Google introduces Whisk: an AI image generator that remixes your pictures

Google has launched Whisk, a novel AI image generator that utilizes images as prompts instead of relying on text descriptions. This experimental tool offers a unique approach to AI image creation, allowing users to visually guide the generation process.

With Whisk, users can provide images to suggest the subject, scene, and style of their desired output. Multiple images can be used for each of these elements, providing nuanced guidance to the AI. For those who may not have specific images in mind, Whisk offers a feature that automatically generates sample images as prompts. While these samples appear to be AI-generated themselves, they serve as a starting point for users to explore and refine.

After receiving the image prompts, Whisk generates a series of images, each accompanied by a text prompt that describes its key features. Users can then favorite, download, or further refine the generated images by modifying the text prompts or providing additional visual cues.
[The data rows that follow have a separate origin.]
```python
def group_points_backward(grad_output, index, num_points, plan=None):
    _need_float(grad_output, "grad_output")
    _need_i64(index, "index")
    _eq(grad_output.dim(), 4, "grad_output.dim() does not equal to 4")
    _eq(index.dim(), 3, "index.dim() does not equal to 3")
    B, C, N2, K = grad_output.shape
    _eq(index.size(0), B, "index.size(0) does not equal to batch_size")
    _eq(index.size(1), N2, "index.size(1) does not equal to num_select")
    _eq(index.size(2), K, "index.size(2) does not equal to k")
    N1 = int(num_points)
    idx = index.contiguous()
    return _scatter_backward(
# ... 115 lines not shown
```

### regnet_for_3d_grasping_amd/region_ops.py

```python
import numpy as np
import torch

from . import _lib, determinism
from .pn2_ext import _need_f32, _need_i64

_call = _lib.call


def sqrt_le_threshold(radius):
    r = np.float32(radius)
    if not r >= 0:
        return float("-inf")
    t = np.float32(np.float64(r) * np.float64(r))
    inf = np.float32(np.inf)
    while np.sqrt(t) > r:
        t = np.nextafter(t, -inf, dtype=np.float32)
    while np.sqrt(np.nextafter(t, inf, dtype=np.float32)) <= r:
        t = np.nextafter(t, inf, dtype=np.float32)
    return float(t)


def radius_candidates(pc, centres, radius):
    _need_f32(pc, "pc")
    _need_f32(centres, "centres")
    if pc.stride(2) != 1 or centres.stride(2) != 1:
        pc, centres = pc.contiguous(), centres.contiguous()
    B, N, _ = pc.shape
    Nc = centres.shape[1]
    cand = torch.empty((B, Nc, max(N, 1)), dtype=torch.int32, device=pc.device)
    count = torch.empty((B, Nc), dtype=torch.int32, device=pc.device)
    _call("regnet_radius_group_f32", pc, pc.data_ptr(), pc.stride(0), pc.stride(1), centres.data_ptr(), centres.stride(0),
          centres.stride(1), B, N, Nc, sqrt_le_threshold(radius), cand.size(2), cand.data_ptr(), count.data_ptr())
    return cand, count


def select_positive(pc, score, threshold):
    _need_f32(pc, "pc")
    _need_f32(score, "score")
    if pc.stride(2) != 1:
        pc = pc.contiguous()
    if score.stride(1) != 1:
        score = score.contiguous()
    B, N, _ = pc.shape
    index = torch.empty((B, max(N, 1)), dtype=torch.int64, device=pc.device)
    xyz = torch.empty((B, 3, max(N, 1)), dtype=torch.float32, device=pc.device)
    count = torch.empty((B,), dtype=torch.int32, device=pc.device)
    _call("regnet_select_positive_f32", pc, pc.data_ptr(), pc.stride(0), pc.stride(1), score.data_ptr(), score.stride(0), B,
          N, float(threshold), index.data_ptr(), xyz.data_ptr(), count.data_ptr())
    return index, xyz, count


def resample_groups(pc, cand, pos):
    _need_f32(pc, "pc")
    _need_i64(pos, "pos")
    if cand.dtype != torch.int32:
        raise TypeError("cand must be int32")
    if pc.stride(2) != 1:
        pc = pc.contiguous()
    cand, pos = cand.contiguous(), pos.contiguous()
    B, Nc, G = pos.shape
    C = pc.shape[2]
    index = torch.empty((B, Nc, G), dtype=torch.int64, device=pc.device)
    points = torch.empty((B, Nc, G, C), dtype=torch.float32, device=pc.device)
    flag = _range_flag(pc.device)
    _call("regnet_resample_groups_f32", pc, pc.data_ptr(), pc.stride(0), pc.stride(1), C, cand.data_ptr(), cand.size(2),
          pos.data_ptr(), B, Nc, G, pc.shape[1], flag.data_ptr(), index.data_ptr(), points.data_ptr())
# ... 200 lines not shown
```

Measured before the change: 1064 scenes/s.

## Reuse SA1 ball-query cell grid for fused two-radius region grouping

Keeps the spatial cell grid built during the first set-abstraction ball query and passes it through the pipeline to the region-grouping stage. A new kernel walks only the grid cells near each centre, testing both the small and large radius in one pass, then bitonic-sorts the hits so the output keeps the original index order. This replaces two exhaustive scans over all points per centre. If a centre's neighbourhood is too large for the shared-memory list, the kernel falls back to the exhaustive scan. The cost is a bitonic sort in shared memory and keeping the grid buffer alive across streams.
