# davidlougheed/strkit

Measured on NVIDIA B200. Metric: read x locus repeat counts per second, higher is better.
Workload: dtype u16x2/int32

## Files before the change

strkit_b200/csrc/api.cu:

```cuda
#include <algorithm>
#include <chrono>
#include <cmath>
#include <cstdarg>
#include <cstdio>
#include <cstdlib>
#include <cstring>
#include <mutex>
#include <new>
#include <vector>

#include "../../include/strkit_b200.h"
#include "dp_general.cuh"
#include "dp_packed.cuh"
#include "plan.cuh"
#include "dedupe.cuh"
#include "int_peak.cuh"
#include "replay.cuh"
#include "ref_path.cuh"
#include "strk_common.cuh"

static thread_local char g_err[512] = "";

static int set_err(int code, const char *fmt, ...) {
    va_list ap;
// ... 1525 lines not shown
                    const int fl = lens[3 * l], fr = lens[3 * l + 2], m = motif_len[l];
                    lists.add(strk_pk_class(fl, lens[3 * l + 1], fr, m), (int)l, m, fl, fr);
                }
                if (ctx->fallback.reserve(n) != cudaSuccess) {
                    cudaGetLastError();
                    return set_err(STRK_ERR_NOMEM, "strk_ref_counts: cannot allocate the fallback list");
                }
                const int *seg_list[STRK_PK_NBIN];
                long long seg_cnt[STRK_PK_NBIN];
                int seg_w[STRK_PK_NBIN];
                for (int k = 0; k < STRK_PK_NBIN; ++k) seg_w[k] = 2 * stride_w - 1;
                rc = lists.upload(d.lists, st, seg_list, seg_cnt);
                if (rc) return rc;
                CU(cudaMemsetAsync(ctx->d_queue + 2, 0, sizeof(unsigned int), st));
                long long n_packed = 0;
                rc = launch_pass(ctx, seg_list, seg_cnt, lists.flank, lists.mmax, seg_w, n_loci, ctx->fams.p, d.arena.p,
                                 ctx->table64.p, b_len, rowlen, st, 1, &n_packed);
                if (rc) return rc;
                CU(cudaStreamSynchronize(st));
            } else {
                rc = launch_general(ctx, true, ctx->fams.p, nullptr, n_pending, d.arena.p, ctx->table64.p, b_len, rowlen, st);
                if (rc) return rc;
            }
            CU(cudaEventRecord(ctx->ev[1], st));
            CU(cudaMemsetAsync(d.cnt.p, 0, 4 * sizeof(unsigned int), st));
            ref_replay1_kernel<<<(unsigned)((n_pending + T - 1) / T), T, 0, st>>>(
                d_ids, (int)n_pending, ctx->table64.p, ctx->fams.p, d.start.p, d.rc.p, d.ref_size.p, vcf_anchor_size, WD_MAX,
                d.wd.p, d.l_off.p, d.r_off.p, d.n_off.p, d_again, d.cnt.p);
            CU(cudaGetLastError());
            CU(cudaEventRecord(ctx->ev[2], st));
            ctx->stats[2] += 2;
            unsigned int h_cnt[4] = {0, 0, 0, 0};
            CU(cudaMemcpyAsync(h_cnt, d.cnt.p, sizeof(h_cnt), cudaMemcpyDeviceToHost, st));
            CU(cudaStreamSynchronize(st));
            {
                float t0 = 0.f, t1 = 0.f;
                CU(cudaEventElapsedTime(&t0, ctx->ev[0], ctx->ev[1]));
                CU(cudaEventElapsedTime(&t1, ctx->ev[1], ctx->ev[2]));
                acc_stats[3] += t0;
                acc_stats[4] += t1;
            }
            if (h_cnt[2])
                return set_err(STRK_ERR_SEARCH, "strk_ref_counts: locus %lld left the widest window",
                               (long long)(0x7fffffffu - h_cnt[2]));
            if (h_cnt[1]) {
                const long long l = (long long)(0x7fffffffu - h_cnt[1]);
                return set_err(STRK_ERR_SEARCH, "strk_ref_counts: locus %lld scored no size (max_iters = %d)", l,
                               rc_params[3 * l]);
            }
            n_pending = h_cnt[0];
            acc_stats[5] += (double)n_pending;
            d_ids = d_again;
            d_again = d_again == d.ids_a.p ? d.ids_b.p : d.ids_a.p;
            cur_wd = std::min(WD_MAX, cur_wd * 4);
        }
    }
    const double t_phase1 = now();
    acc_stats[2] = ctx->stats[2];
    std::vector<int> l_off(n), r_off(n), n_off(n);
    CU(cudaMemcpyAsync(l_off.data(), d.l_off.p, n * sizeof(int), cudaMemcpyDeviceToHost, st));
    CU(cudaMemcpyAsync(r_off.data(), d.r_off.p, n * sizeof(int), cudaMemcpyDeviceToHost, st));
    CU(cudaMemcpyAsync(n_off.data(), d.n_off.p, n * sizeof(int), cudaMemcpyDeviceToHost, st));

    std::vector<std::vector<int>> tiers;
    std::vector<int> tier_key;
    for (int64_t l = 0; l < n_loci; ++l) {
        size_t t = 0;
        for (; t < tiers.size(); ++t)
            if (tier_key[3 * t] == rc_params[3 * l] && tier_key[3 * t + 1] == rc_params[3 * l + 1] &&
                tier_key[3 * t + 2] == rc_params[3 * l + 2])
                break;
        if (t == tiers.size()) {
            tiers.emplace_back();
            tier_key.insert(tier_key.end(), rc_params + 3 * l, rc_params + 3 * l + 3);
        }
        tiers[t].push_back((int)l);
    }
    if (!ctx->ref_batch) ctx->ref_batch = new (std::nothrow) strk_batch();
    if (!ctx->ref_batch) return set_err(STRK_ERR_NOMEM, "out of host memory");
    strk_batch *b = ctx->ref_batch;
    std::vector<int> res;
    for (size_t t = 0; t < tiers.size(); ++t) {
        const std::vector<int> &ids = tiers[t];
        const size_t nt = ids.size();
        const cudaError_t e = batch_bind(b, (long long)nt, (long long)nt);
        if (e != cudaSuccess) {
            cudaGetLastError();
            return set_err(STRK_ERR_NOMEM, "strk_ref_counts: %s", cudaGetErrorString(e));
        }
        b->d_arena = d.arena.p;
        b->h_read_begin.resize(nt + 1);
        for (size_t q = 0; q <= nt; ++q) b->h_read_begin[q] = (long long)q;
        CU(cudaMemcpyAsync(d.ids_a.p, ids.data(), nt * sizeof(int), cudaMemcpyHostToDevice, st));
        ref_plan2_kernel<<<(unsigned)((nt + T - 1) / T), T, 0, st>>>(d.ids_a.p, (int)nt, d.seq_off.p, d.lens.p, d.start.p,
                                                                     d.motif_off.p, d.motif_len.p, d.l_off.p, d.r_off.p,
                                                                     b->d_seq_off, b->d_lens, b->d_est, b->d_motif_off,
                                                                     b->d_motif_len, b->d_read_begin);
        CU(cudaGetLastError());
        CU(cudaStreamSynchronize(st));
        rc = batch_plan(ctx, b, arena_bytes);
        if (rc) return rc;
        rc = strk_batch_run(ctx, b, tier_key[3 * t], tier_key[3 * t + 1], tier_key[3 * t + 2], STRK_KERNEL_AUTO, nullptr);
        if (rc) return rc;
        for (int k = 0; k < 8; ++k) acc_stats[k] += ctx->stats[k];
        res.resize(nt * 4);
        CU(cudaMemcpy(res.data(), b->d_out, nt * 4 * sizeof(int), cudaMemcpyDeviceToHost));
        for (size_t q = 0; q < nt; ++q) {
            const int l = ids[q];
            int32_t *o = out + 8 * (size_t)l;
            o[0] = res[4 * q], o[1] = res[4 * q + 1], o[2] = l_off[(size_t)l], o[3] = r_off[(size_t)l];
            o[4] = n_off[(size_t)l], o[5] = res[4 * q + 2];
            o[6] = lens[3 * l] - std::max(0, l_off[(size_t)l]);
            o[7] = lens[3 * l + 2] - std::max(0, r_off[(size_t)l]);
        }
    }
    for (int k = 0; k < 8; ++k) ctx->stats[k] = acc_stats[k];
    if (timing)
        fprintf(stderr, "[strk_ref_counts] %lld loci: upload + phase 1 %.2f ms, phase 2 %.2f ms (host clock); DP kernels %.2f ms, "
                "replay kernels %.2f ms (device clock), %d kernels\n", (long long)n_loci, t_phase1 - t_begin, now() - t_phase1,
                acc_stats[3], acc_stats[4], (int)acc_stats[2]);
    return STRK_OK;
}

static int ref_counts_fast(strk_ctx *ctx, const uint8_t *arena, uint64_t arena_bytes, const uint64_t *seq_off,
                           const int32_t *lens, const int32_t *start_count, const int32_t *ref_size,
                           const int32_t *rc_params, int64_t n_loci, const uint64_t *motif_off, const int32_t *motif_len,
                           int vcf_anchor_size, int32_t *out, std::vector<int> &redo, bool *taken) {
    *taken = false;
    if (!ctx->h_consts.packed_ok) return STRK_OK;
    for (int64_t l = 1; l < n_loci; ++l)
        if (rc_params[3 * l] != rc_params[0] || rc_params[3 * l + 1] != rc_params[1] || rc_params[3 * l + 2] != rc_params[2])
            return STRK_OK;
    const int max_iters = rc_params[0], range = rc_params[1], step = rc_params[2];
    if (max_iters < 0 || range < 0 || step < 0 || range > 1000 || step > 1000)
        return set_err(STRK_ERR_ARG, "strk_ref_counts: bad search parameters");
    const int wd1 = ref_first_wd(range, step);
    const int stride_w = 2 * wd1 + 1;
    int wd2 = range + step + 2;
    if (wd2 < 6) wd2 = 6;
    const int W2 = 2 * wd2 + 1;
    if (2 * stride_w > PK_WINDOW_MAX || W2 > PK_WINDOW_MAX) return STRK_OK;
    *taken = true;
    cudaStream_t st = ctx->stream;
    int rc = ref_setup(ctx, st, arena, arena_bytes, seq_off, lens, start_count, ref_size, rc_params, n_loci, motif_off,
                       motif_len);
    if (rc) return rc;
    RefBufs &d = ctx->ref;
    const size_t n = (size_t)n_loci;
    int max_n1 = 0, mb_cols = 0, mb_m = 0;
    ClassLists &lists = d.classes;
    lists.clear();
    double cells1 = 0.0;
    for (int64_t l = 0; l < n_loci; ++l) {
        const int fl = lens[3 * l], tr = lens[3 * l + 1], fr = lens[3 * l + 2], m = motif_len[l];
        const int n1 = fl + tr + fr;
        max_n1 = std::max(max_n1, n1);
        if (n1 > 32 * 16) {
            mb_cols = std::max(mb_cols, std::max(fl, fr) + m * (start_count[l] + (fl + fr) / m + 1));
            mb_m = std::max(mb_m, m);
        }
        lists.add(strk_pk_class(fl, tr, fr, m), (int)l, m, fl, fr);
        cells1 += (double)n1 * ((double)fl + fr + 2.0 * m * ((double)start_count[l] + wd1));
    }
    if (!ctx->ref_batch) ctx->ref_batch = new (std::nothrow) strk_batch();
    if (!ctx->ref_batch) return set_err(STRK_ERR_NOMEM, "out of host memory");
    strk_batch *b = ctx->ref_batch;
    const int CAP2 = 4096;
    const int WD_MAX = (STRK_MAX_WINDOW - 1) / 2;
    const int wd1b = std::min(WD_MAX, 4 * wd1), stride_w2 = 2 * wd1b + 1;
    cudaError_t e = d.out.reserve(8 * n + 8);
    if (e == cudaSuccess) e = batch_bind(b, (long long)n, (long long)n);
    if (e == cudaSuccess) e = ctx->fams.reserve(std::max(n, (size_t)CAP2));
    if (e == cudaSuccess) e = ctx->table64.reserve(std::max(n * (size_t)stride_w * 2, (size_t)CAP2 * (size_t)stride_w2 * 2));
    if (e == cudaSuccess) e = ctx->table.reserve(n * (size_t)W2);
    if (e == cudaSuccess) e = ctx->fallback.reserve(n);
    if (e != cudaSuccess) {
        cudaGetLastError();
        return set_err(STRK_ERR_NOMEM, "strk_ref_counts: %s", cudaGetErrorString(e));
    }
    b->d_arena = d.arena.p;
    const int *seg_list[STRK_PK_NBIN];
    long long seg_cnt[STRK_PK_NBIN];
    rc = lists.upload(d.lists, st, seg_list, seg_cnt);
    if (rc) return rc;
    CU(cudaMemsetAsync(d.cnt.p, 0, 8 * sizeof(unsigned int), st));
    CU(cudaMemsetAsync(ctx->d_acc, 0, 4 * sizeof(double), st));
    CU(cudaMemsetAsync(ctx->d_queue + 1, 0, 3 * sizeof(unsigned int), st));
    const int T = 128;
    const int b_len = max_n1 + 2;
    const int rowlen = max_n1 > 32 * 16 ? mb_cols + mb_m * std::max(std::max(wd1, wd2), wd1b) + 2 : 2;
    int seg_w1[STRK_PK_NBIN], seg_w2[STRK_PK_NBIN];
    for (int k = 0; k < STRK_PK_NBIN; ++k) {
        seg_w1[k] = 2 * stride_w - 1;
        seg_w2[k] = (W2 + 3) / 4 * 4;
    }
    ref_plan1_kernel<<<(unsigned)((n + T - 1) / T), T, 0, st>>>(nullptr, (int)n, d.seq_off.p, d.lens.p, d.start.p, d.wd.p,
                                                               d.motif_off.p, d.motif_len.p, stride_w, ctx->fams.p);
    CU(cudaGetLastError());
    CU(cudaEventRecord(ctx->ev[0], st));
    long long n_packed = 0;
    rc = launch_pass(ctx, seg_list, seg_cnt, lists.flank, lists.mmax, seg_w1, n_loci, ctx->fams.p, d.arena.p, ctx->table64.p,
                     b_len, rowlen, st, 1, &n_packed);
    if (rc) return rc;
    CU(cudaEventRecord(ctx->ev[1], st));
    ref_replay1_kernel<<<(unsigned)((n + T - 1) / T), T, 0, st>>>(nullptr, (int)n, ctx->table64.p, ctx->fams.p, d.start.p, d.rc.p,
                                                                 d.ref_size.p, vcf_anchor_size, WD_MAX, d.wd.p, d.l_off.p,
                                                                 d.r_off.p, d.n_off.p, d.ids_a.p, d.cnt.p);
    CU(cudaGetLastError());
    {
        ref_clamp_count_kernel<<<1, 32, 0, st>>>(d.cnt.p, (unsigned)CAP2);
        ref_plan1_kernel<<<(unsigned)((CAP2 + T - 1) / T), T, 0, st>>>(d.ids_a.p, CAP2, d.seq_off.p, d.lens.p, d.start.p, d.wd.p,
                                                                      d.motif_off.p, d.motif_len.p, stride_w2, ctx->fams.p, d.cnt.p);
        CU(cudaGetLastError());
        rc = launch_general(ctx, true, ctx->fams.p, nullptr, CAP2, d.arena.p, ctx->table64.p, b_len, rowlen, st, d.cnt.p);
        if (rc) return rc;
        ref_replay1_kernel<<<(unsigned)((CAP2 + T - 1) / T), T, 0, st>>>(d.ids_a.p, CAP2, ctx->table64.p, ctx->fams.p, d.start.p,
                                                                        d.rc.p, d.ref_size.p, vcf_anchor_size, WD_MAX, d.wd.p,
                                                                        d.l_off.p, d.r_off.p, d.n_off.p, d.ids_b.p, d.cnt.p + 4,
                                                                        d.cnt.p);
        CU(cudaGetLastError());
    }
    ref_plan2_kernel<<<(unsigned)((n + T - 1) / T), T, 0, st>>>(nullptr, (int)n, d.seq_off.p, d.lens.p, d.start.p, d.motif_off.p,
                                                               d.motif_len.p, d.l_off.p, d.r_off.p, b->d_seq_off, b->d_lens,
                                                               b->d_est, b->d_motif_off, b->d_motif_len, b->d_read_begin,
                                                               b->d_read_locus);
    CU(cudaGetLastError());
    plan_reads_kernel<<<(unsigned)((n + 255) / 256), 256, 0, st>>>(nullptr, (long long)n, b->d_seq_off, b->d_lens, b->d_est,
                                                                  b->d_read_locus, b->d_motif_off, b->d_motif_len, wd2, 0, W2,
                                                                  ctx->fams.p, ctx->d_acc + 1, nullptr);
    CU(cudaGetLastError());
    CU(cudaEventRecord(ctx->ev[2], st));
    CU(cudaMemsetAsync(ctx->d_queue + 2, 0, sizeof(unsigned int), st));
    long long n_packed2 = 0;
    rc = launch_pass(ctx, seg_list, seg_cnt, lists.flank, lists.mmax, seg_w2, n_loci, ctx->fams.p, d.arena.p, ctx->table.p, b_len,
                     rowlen, st, 0, &n_packed2);
    if (rc) return rc;
    CU(cudaEventRecord(ctx->ev[3], st));
    rc = launch_replay(ctx, b, W2, wd2, 0, nullptr, nullptr, (long long)n, max_iters, range, step, nullptr, nullptr, st);
    if (rc) return rc;
    ref_assemble_kernel<<<(unsigned)((n + T - 1) / T), T, 0, st>>>((int)n, b->d_out, b->d_status, d.lens.p, d.l_off.p, d.r_off.p,
                                                                  d.n_off.p, d.out.p);
    CU(cudaGetLastError());
    CU(cudaEventRecord(ctx->ev[4], st));
    std::vector<unsigned char> status(n);
    unsigned int h_cnt[8] = {0, 0, 0, 0, 0, 0, 0, 0};
    double acc[2] = {0, 0};
    CU(cudaMemcpyAsync(out, d.out.p, 8 * n * sizeof(int), cudaMemcpyDeviceToHost, st));
    CU(cudaMemcpyAsync(status.data(), b->d_status, n, cudaMemcpyDeviceToHost, st));
    CU(cudaMemcpyAsync(h_cnt, d.cnt.p, sizeof(h_cnt), cudaMemcpyDeviceToHost, st));
    CU(cudaMemcpyAsync(acc, ctx->d_acc, sizeof(acc), cudaMemcpyDeviceToHost, st));
    CU(cudaStreamSynchronize(st));
    if (h_cnt[1] || h_cnt[5]) {
        const long long l = (long long)(0x7fffffffu - (h_cnt[1] ? h_cnt[1] : h_cnt[5]));
        return set_err(STRK_ERR_SEARCH, "strk_ref_counts: locus %lld scored no size (max_iters = %d)", l, max_iters);
    }
    for (size_t l = 0; l < n; ++l)
        if (status[l] || out[8 * l + 4] < 0) redo.push_back((int)l);
    float t1 = 0.f, t2 = 0.f, t3 = 0.f, t4 = 0.f;
    CU(cudaEventElapsedTime(&t1, ctx->ev[0], ctx->ev[1]));
    CU(cudaEventElapsedTime(&t2, ctx->ev[1], ctx->ev[2]));
    CU(cudaEventElapsedTime(&t3, ctx->ev[2], ctx->ev[3]));
    CU(cudaEventElapsedTime(&t4, ctx->ev[3], ctx->ev[4]));
    ctx->stats[0] = cells1 + acc[1];
    ctx->stats[1] = acc[0];
    ctx->stats[2] += 7;
    ctx->stats[3] = t1 + t3;
    ctx->stats[4] = t2 + t4;
    ctx->stats[5] = 0;
    if (getenv("STRK_REF_TIMING"))
        fprintf(stderr, "[strk_ref_counts] fast path, %lld loci: DP kernels %.2f + %.2f ms, replay / second look / planning kernels "
                "%.2f + %.2f ms (device clock), %u loci took the second look, %zu left to redo\n", (long long)n_loci, t1, t3, t2, t4,
                h_cnt[0], redo.size());
    return STRK_OK;
}
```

Google emphasizes that Whisk is intended for “rapid visual exploration” rather than creating highly polished images. The tool acknowledges that the AI may not always perfectly capture the user’s intent, which is why it provides options for refining and iterating on the generated results.

Whisk is powered by the latest iteration of Google’s Imagen 3 image generation model. This updated model enhances the tool’s ability to interpret visual prompts and generate diverse outputs.

In addition to Whisk, Google also introduced Veo 2, the next generation of its video generation model. Veo 2 boasts an improved understanding of cinematography and a reduced tendency to hallucinate unrealistic details. Veo 2 will initially be available through Google’s VideoFX platform and will later be integrated into YouTube Shorts and other products next year.